Participants in the riots who were pardoned by Trump have taken to social media to identify prosecutors and agents who worked on their cases. Trump pardoned about 1500 supporters hours after taking office on January 20.

The two lawsuits against the Justice Department were both filed ahead of a deadline imposed by Acting Deputy Attorney General Emil Bove, ordering FBI leadership to turn over a list of every FBI employee who helped with the January 6 investigation.

The January 6, 2021 riot
Supporters of Donald Trump stormed the US Capitol on January 6, 2021.

Acting FBI Director Brian Driscoll told staff the list would encompass thousands of employees, including himself.

FBI leadership on Tuesday turned over the requested list of employees who worked on January 6 cases to the Justice Department, but the list did not contain names, according a person familiar with the matter and an internal FBI email seen by Reuters.

Instead, the FBI provided a list identifying employees only by their "unique employee identifier" as well as "their title at the time of the relevant investigation or prosecution, the office to which they are currently assigned, their role in the relevant investigation or prosecution and the date of last activity related to the investigation or prosecution," the email showed.

It was not clear what the Justice Department planned to do with it. A DOJ spokesperson declined to comment.

In the first class-action lawsuit, a group of anonymous FBI employees said the Justice Department was trying to identify agents to be fired or otherwise punished.

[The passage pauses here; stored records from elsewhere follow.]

static int get_program(mi_plan* p, int B, int H, int W, Program** out, bool side_by_side = false) {
    if (!p->finalized) return fail(MI_ESTATE, "mi_unet_finalize has not been called (or weights changed since)");
    static const bool plan_as_side = getenv("MIDD_PLAN_AS_SIDE") != nullptr;
    side_by_side = side_by_side || plan_as_side;
    const uint64_t key = ((uint64_t)(side_by_side ? 1 : 0) << 63) ^ ((uint64_t)B << 40) ^ ((uint64_t)H << 20) ^ (uint64_t)W;
    std::lock_guard<std::mutex> lk(p->mu);
    auto it = p->programs.find(key);
    if (it == p->programs.end()) {
        std::unique_ptr<Program> g(new Program());
        g->persist_wgs = side_by_side ? 640 : 0;
        if (p->batch_invariant) g->persist_wgs = 640 / INVARIANT_B * B;
        g->wide_chunks = !side_by_side && !p->batch_invariant;
        int rc = build_program(p, B, H, W, g.get());
        if (rc) return rc;
        it = p->programs.emplace(key, std::move(g)).first;
    }
    *out = it->second.get();
    return MI_OK;
}

static int split_parts(int B) {
    static const int want = getenv("MIDD_SPLIT") ? atoi(getenv("MIDD_SPLIT")) : 2;
    int parts = (want >= 4) ? 4 : (want >= 2 ? 2 : 1);
    while (parts > 1 && (B % parts || B / parts < 2)) parts /= 2;
    return parts;
}

extern "C" size_t mi_workspace_bytes(mi_plan* plan, int B, int H, int W) {
    Program* g = nullptr;
    if (!plan || get_program(plan, B, H, W, &g)) return 0;
    size_t need = g->bytes;
    const int parts = split_parts(B);
    if (parts > 1) {
        Program* gh = nullptr;
        if (get_program(plan, B / parts, H, W, &gh, true)) return 0;
// ... 41 lines not shown
        case OP_ATTN: {
            const double N = (double)o.dst.H * o.dst.W;
            snprintf(buf, sizeof(buf), "midd::attention_%s_kernel<%d>", p->cfg.compute_mode == MI_COMPUTE_F16X3 ? "f16x3" : "f32", o.dst.C / 2);
            *name = buf;
            *flops = 4.0 * B * N * N * o.dst.C;
            *bytes = 4.0 * (elems(o.s0) + elems(o.dst));
            break;
        }
        case OP_RESIZE: *name = "midd::resize_bilinear_kernel"; *flops = 0; *bytes = 4.0 * (elems(o.s0) + elems(o.dst)); break;
        case OP_CONVT:
            *name = "midd::conv_transpose_kernel";
            *flops = 2.0 * elems(o.s0) * o.dst.C * 16; *bytes = 4.0 * (elems(o.s0) + elems(o.dst));
            break;
        case OP_OUT:
            *name = p->cfg.in_channels == 1 ? "midd::out_conv_kernel<1>" : "midd::out_conv_kernel<0>";
            *flops = 2.0 * B * g->H * g->W * o.s0.C * 9 * p->cfg.in_channels;
            *bytes = 4.0 * (elems(o.s0) + 3.0 * B * p->cfg.in_channels * g->H * g->W);
            break;
    }
}

static int dump_program(mi_plan* p, int B, int H, int W, bool side_by_side, std::string* out) {
    Program g;
    g.persist_wgs = side_by_side ? 640 : 0;
    if (p->batch_invariant) g.persist_wgs = 640 / INVARIANT_B * B;
    g.wide_chunks = !side_by_side && !p->batch_invariant;
    int rc = build_program(p, B, H, W, &g);
    if (rc) return rc;
    char line[512];
    snprintf(line, sizeof line, "program B=%d %dx%d side=%d bytes=%zu stats_off=%zu stats_bytes=%zu stat_rep=%d persist_wgs=%d wide=%d ops=%zu\n",
             B, H, W, (int)side_by_side, g.bytes, g.stats_off, g.stats_bytes, g.stat_rep, g.persist_wgs, (int)g.wide_chunks, g.ops.size());
    *out += line;
    static const char* kinds[] = {"in_conv", "conv", "attn", "resize", "convT", "out", "chan_tot"};
    int idx = 0;
    for (const Op& o : g.ops) {
        std::string name; double fl, by;
        op_work(p, &g, o, &name, &fl, &by);
        int n = snprintf(line, sizeof line, "op%03d %-8s %dx%d c%d+%d->%d k%d s%d pro%d res_steps%d att%d ksplit%d tps%d bs(in %d,%d out %d) | %s",
                         idx++, kinds[o.kind], o.dst.H ? o.dst.H : H, o.dst.W ? o.dst.W : W, o.s0.C, o.has_s1 ? o.s1.C : 0, o.dst.C, o.ks, o.stride,
                         o.prologue, o.res_steps, o.att_mode, o.att_ksplit, o.att_tps, o.s0.stat_bs, o.has_s1 ? o.s1.stat_bs : 0, o.dst.stat_bs, name.c_str());
        if (o.kind == OP_CONV && p->cfg.compute_mode == MI_COMPUTE_F16X3) {
            ConvLaunchInfo li{};
            if (conv16_launch_info(o.s0.C + (o.has_s1 ? o.s1.C : 0), o.dst.C, B, o.dst.H, o.dst.W, o.tile, g.persist_wgs, &li))
                n += snprintf(line + n, sizeof line - n, " | grid %dx%d wgs/img %d tiles %dx%d ring %d ppw %d apw %d lds %d", li.grid_x, li.grid_y, li.wgs_per_img,
                              li.tiles_x, li.tiles_y, li.ring, li.ppw, li.apw, li.lds_bytes);
        }
        snprintf(line + n, sizeof line - n, "\n");
        *out += line;
    }
    return MI_OK;
}
extern "C" int mi_debug_conv16_geometry(int ks, int stride, int tw, int mt, int nt, int wm, int wn, int cb, int* ring, int* ppw, int* apw, int* lds_bytes) {
    if (!ring || !ppw || !apw || !lds_bytes) return fail(MI_EINVAL, "null argument");
    ConvTile t{ks, stride, tw, mt, nt, wm, wn, cb};
    ConvLaunchInfo li{};
    if (!conv16_launch_info(384, 16 * nt * wn, 1, 64, 64, t, 0, &li)) return fail(MI_EINVAL, "tile (%d,%d,%d,%d,%d) ks %d stride %d cb %d is not instantiated", tw, mt, nt, wm, wn, ks, stride, cb);
    *ring = li.ring; *ppw = li.ppw; *apw = li.apw; *lds_bytes = li.lds_bytes;
    return MI_OK;
}
extern "C" int mi_debug_plan_dump(mi_plan* plan, int B, int H, int W, int side_by_side, char* buf, size_t cap) {
    if (!plan) return fail(MI_EINVAL, "null plan");
    std::string text;
    int rc = dump_program(plan, B, H, W, side_by_side != 0, &text);
    if (rc) return rc;
    if (buf && cap) { snprintf(buf, cap, "%s", text.c_str()); }
    return (int)text.size();
}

"Plaintiffs reasonably fear that all or parts of this list might be published by allies of President Trump, thus placing themselves and their families in immediate danger of retribution by the now pardoned and at-large January 6 convicted felons," the lawsuit says.

According to the lawsuit, as many as 6000 FBI employees participated in some manner in the January 6 investigations.

The second lawsuit, filed by the FBI Agents Association, likewise asked the court to protect employees' identities.

Acting US Deputy Attorney General Emil Bove
Acting Deputy Attorney General Emil Bove fired eight top FBI officials last Friday.

Roughly 140 police officers were assaulted during the January 6 attack, with some sprayed with chemical irritants and others struck with pipes, poles and other weapons.

Bove fired eight top FBI officials and about 17 prosecutors last Friday who worked on criminal cases related to the attack.

Acting Attorney General James McHenry separately terminated more than a dozen federal prosecutors who worked on two now-dismissed criminal cases brought by Special Counsel Jack Smith against Trump for his retention of classified documents and his efforts to subvert the results of the 2020 presidential election.

Over the weekend, FBI employees received a survey asking detailed questions about their roles in the January 6 cases with a Monday afternoon deadline.

Among those January 6 rioters to post online was Shane Jenkins, who was sentenced to seven years in prison for throwing weapons at police officers and smashing a Capitol window with a tomahawk.

"Here are my prosecutors. Let's make sure these people are fired!" Jenkins wrote, naming the FBI agent in charge of his case as well as the judge.

The calls for retribution coincide with a surge in political threats and violence, including scores of menacing and intimidating messages sent to judges and prosecutors in Trump's legal trials.